RobinHankin commented 1 year ago

In any event, it is possible to make a[a<3] + a[a>7] return an error, while still allowing the package to pass R CMD check by modifying setMethod("[", signature("disord",i="disord",j="missing",drop="ANY"). Replace

out <- disord(out, hashcal(c(hash(x),hash(i))),drop=FALSE)

with

out <- disord(out, hashcal(c(hash(x),hash(i),i)),drop=FALSE)

This has the effect of including the actual index argument i in the hashcode of the returned value in something like a[a<3], so the hashcode of a[a>7] will differ from that of a[a<3] in the modified code but not the original code:

ORIGINAL code

> a <- disord(1:9)
> hash(a[a<3])
[1] "141d1b04a56b313bb4a90429ac5b91f69fbd3748"
> hash(a[a>7])
[1] "141d1b04a56b313bb4a90429ac5b91f69fbd3748"
> 

MODIFIED code

> a <- disord(1:9)
> hash(a[a<3])
[1] "6646c1560b8258de2e837e61b677b236d03ff8f9"
> hash(a[a>7])
[1] "8ab6ca951f878bf843df74a4b025acde4adf667b"
> 

Still unsure whether this is desirable or not [modified code clean under R CMD check and also passes revdep_check()]

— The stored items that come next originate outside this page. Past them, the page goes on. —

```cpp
hipError_t launch_k1z(const HotGeom& hg, const ZGeom& zg, int order, size_t lds, hipStream_t stream)
{
    ZFast zf;
    memset(&zf, 0, sizeof(zf));
    zf.vol = hg.vol_r;
    zf.img = hg.img_w;
    zf.r = zg.r;
    zf.zt = zg.zt;
    zf.recs = zg.recs;
    zf.recs_half = zg.recs_half;
    zf.missed = zg.missed;
    zf.hint = hg.hint;
    zf.sinfo = zg.sinfo;
    zf.list_g = zg.list_g;
    zf.list_f = zg.list_f;
    zf.ctl = zg.ctl;
    zf.parity = zg.parity;
    zf.steps = zg.steps;
    zf.vol_bstride = hg.vol_bstride;
    zf.img_bstride = hg.img_bstride;
    zf.r_bstride = zg.r_bstride;
    zf.vol_sy = hg.vol_sy;
    zf.vol_sz = hg.vol_sz;
    zf.img_sy = hg.img_sy;
    zf.img_sz = hg.img_sz;
    zf.box_cap = hg.box_cap;
    zf.tiles_z = hg.tiles[0];
    zf.tiles_y = hg.tiles[1];
    zf.tiles_x = hg.tiles[2];
    zf.strip_tiles = zg.strip_tiles;
    zf.nstrips = zg.nstrips;
    zf.total_strips = zg.total_strips;
    zf.ntiles = hg.ntiles;
    zf.rcol_bytes = 32 * zg.ncpz;
    zf.out_y = hg.out_len[1];
    zf.out_x = hg.out_len[2];
    const int H = order / 2;
    zf.kz0 = (hg.has_affine ? 0 : hg.off[0]) - H;
    zf.ky0 = (hg.has_affine ? 0 : hg.off[1]) - H;
    zf.kx0 = (hg.has_affine ? 0 : hg.off[2]) - H;
// ... 39 lines not shown
```

### elasticdeform_amd/csrc/deform_tile.hip

```cpp
#include <atomic>
#include <type_traits>
#include <cstdint>
#include <cstdlib>
#include <cstring>

#include "ed_device.h"
#include "ed_exact_coord.h"
#include "ed_params.h"
#include "ed_gridfilter.h"
#include "ed_workspace.h"
#include "ed_tile.h"

#ifdef EDHIP_EXPERIMENTS
__device__ unsigned g_wide_clamped;
extern "C" unsigned edhip_debug_wide_clamped(void)
{
    unsigned v = 0xffffffffu, z = 0;
    if (hipMemcpyFromSymbol(&v, HIP_SYMBOL(g_wide_clamped), sizeof(v)) != hipSuccess)
        return 0xffffffffu;
    (void)hipMemcpyToSymbol(HIP_SYMBOL(g_wide_clamped), &z, sizeof(z));
    return v;
}
#endif

// ... 1449 lines not shown
                    double r2 = 0.0;
                    for (int k = 0; k < 3; ++k) {
                        const double r = g.in_len[k] > 1 ? (double)(g.ncp[k] - 1) / (double)(g.in_len[k] - 1) : 0.0;
                        r2 += r * r;
                    }
                    zg.slack_scale = 0.15 * 1.125 * 4.0 * r2;
                    zgeo = geo_buffer(stream);
                    char* gb = zgeo ? (char*)geo_reserve(stream, zgeo, k1z_geo_bytes(g, ntiles, nb), &e) : nullptr;
                    if (!gb)
                        return e != hipSuccess ? e : hipErrorOutOfMemory;
                    zg.ctl = (int*)gb;
                    zg.zgen = gb + 4096;
                    char* zx = gb + 4096 + 512;
                    zg.zt = (const AxTab*)zx;
                    zg.recs = (int*)(zx + k1z_zt_bytes(g));
                    zg.missed = zg.recs + (size_t)ntiles * nb * 8;
                    zg.sinfo = zg.missed + (size_t)ntiles * nb;
                    zg.list_g = zg.sinfo + (size_t)ntiles * nb;
                    zg.list_f = zg.list_g + (size_t)ntiles * nb * 8;
                    zg.recs_half = zg.list_f + (size_t)ntiles * nb * 8;
                    zg.steps = (long long*)(zx + k1z_zt_bytes(g) + (((size_t)ntiles * nb * 168 + 63) & ~(size_t)63));
                    zg.r = (const double*)((char*)zg.steps + kK1zMaxSteps * 16);
                    zg.r_bstride = (long long)(((k1z_r_bytes(g) + 63) & ~(size_t)63) / 8);
                    zg.parity = (int)(zgeo->parity & 1);
                    zg.disp_bstride = tg.disp_bstride;
                    zg.ncpz = (int)g.ncp[0];
                    zg.order = ORDER;
                    zg.strip_tiles = 4;
                    auto zstrips = [&](int st) { return (int64_t)nb * tg.tiles[1] * tg.tiles[2] * ((tg.tiles[0] + st - 1) / st); };
                    if (zstrips(4) < 4096)
                        zg.strip_tiles = 2;
                    if (zstrips(2) < 1024)
                        zg.strip_tiles = 1;
#ifdef EDHIP_EXPERIMENTS
                    if (const char* st = ed_env("EDHIP_ZSTRIP"))
                        zg.strip_tiles = atoi(st) >= 1 ? atoi(st) : zg.strip_tiles;
#endif
                    zg.nstrips = tg.tiles[1] * tg.tiles[2] * ((tg.tiles[0] + zg.strip_tiles - 1) / zg.strip_tiles);
                    zg.total_strips = zg.nstrips * nb;
                    zg.hint = hg.hint;
                    zg.hint_host = tg.hint_host;
                    zg.hint_seq = tg.hint_seq;
#ifdef EDHIP_EXPERIMENTS
                    if (const char* pp = ed_env("EDHIP_DEBUG_PTR"))
                        hg.dbgbuf = (unsigned long long*)strtoull(pp, nullptr, 16);
#endif
                } else if (k1_new) {
// ... 99 lines not shown
                            } else {
                                *key = KeepKey();
                            }
                            rec_route = true;
                        } else if (GRAD && box_mode == 2 && ORDER >= 3 && memcmp(key, &cur, sizeof(cur)) == 0) {
                            hg.boxes = kb;
                            hg.use_boxes = 1;
                            if (self_serve_boxes && ORDER <= 3)
                                hg.self_serve = 1;
                        }
                    }
                }
                if (k1z && e == hipSuccess) {
                    GridPrefilter gp;
                    memset(&gp, 0, sizeof(gp));
                    const bool own = batch && batch->gridpf && nb == 1 && batch->gridpf->total <= 4096;
                    if (own) {
                        gp = *batch->gridpf;
                        gp.zero_ptr = nullptr;
                        gp.zero_bytes = 0;
                    }
                    if (!tables_done && e == hipSuccess) {
                        e = launch_k1z_geo(g, hg, zg, gp, nb, stream);
                        if (e == hipSuccess)
                            ++zgeo->parity;
                        if (own && e == hipSuccess)
                            batch->gridpf_done = true;
                        tables_done = true;
                    }
                }
                bool k2z = false;
#ifdef EDHIP_EXPERIMENTS
                if constexpr (GRAD && ORDER <= 3) {
                    k2z = hlds && !rec_route && !wide && !v.out16 && hg.self_serve && k1z_supported(g) &&
                          ve.nsteps <= (int64_t)kK1zMaxSteps && (ed_env("EDHIP_K2Z") || ed_env("EDHIP_K2Y") || ed_env("EDHIP_K2S")) &&
                          !ed_env("EDHIP_WAVE") && e == hipSuccess;
                }
#endif
                size_t k2lds = 0;
                if (k2z) {
                    zgeo = geo_buffer(stream);
                    char* gb = zgeo ? (char*)geo_reserve(stream, zgeo, k1z_geo_bytes(g, ntiles, nb), &e) : nullptr;
                    if (!gb)
                        return e != hipSuccess ? e : hipErrorOutOfMemory;
                    zg.ctl = (int*)gb;
                    zg.zgen = gb + 4096;
                    char* zx = gb + 4096 + 512;
                    zg.zt = (const AxTab*)zx;
// ... 435 lines not shown
```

RobinHankin commented 1 year ago

I am getting more certain that a[a<3] + a[a>7] should return an error. This on the grounds that disordR is intended to be used by packages such as mvp, not to be attached. How does this change manifest itself in mvp idiom?

Under ORIGINAL code:

> (a <- rmvp(9))
mvp object algebraically equal to
3 a b^2 c^3 d^7 f^6 + a^5 b^5 e^9 f^5 + 8 a^6 b^3 c^11 f^3 + 9 a^6 d^8 f^2 + 7
a^11 b^6 d^2 e^6 f^2 + 4 a^15 e^9 f^6 + 6 b^4 c^5 f^11 + 2 b^5 d^12 f^3 + 5 b^5
e^4 f^6
> coeffs(a)[coeffs(a)<3] + coeffs(a)[coeffs(a)>7]
A disord object with hash d81690c2d9824972ceaa64f5774de95290073820 and elements
[1]  9 11
(in some order)
> 

It is pretty clear to me that the sum above is not defined. The result (9 11) is meaningless, or at least as meaningful as 10 10. The operation corresponding to the idiom does not seem to make sense in the context of coefficients as managed by the STL map class: "take every coefficient less than three and add it to every coefficient greater than 7"...yes, but in what order? The fact that coeffs(a) is in an implementation-specific order does not seem to be "enough" here: the two addends [sic] inherit the "same" order from the hash, but the result does not seem to have any algebraic meaning.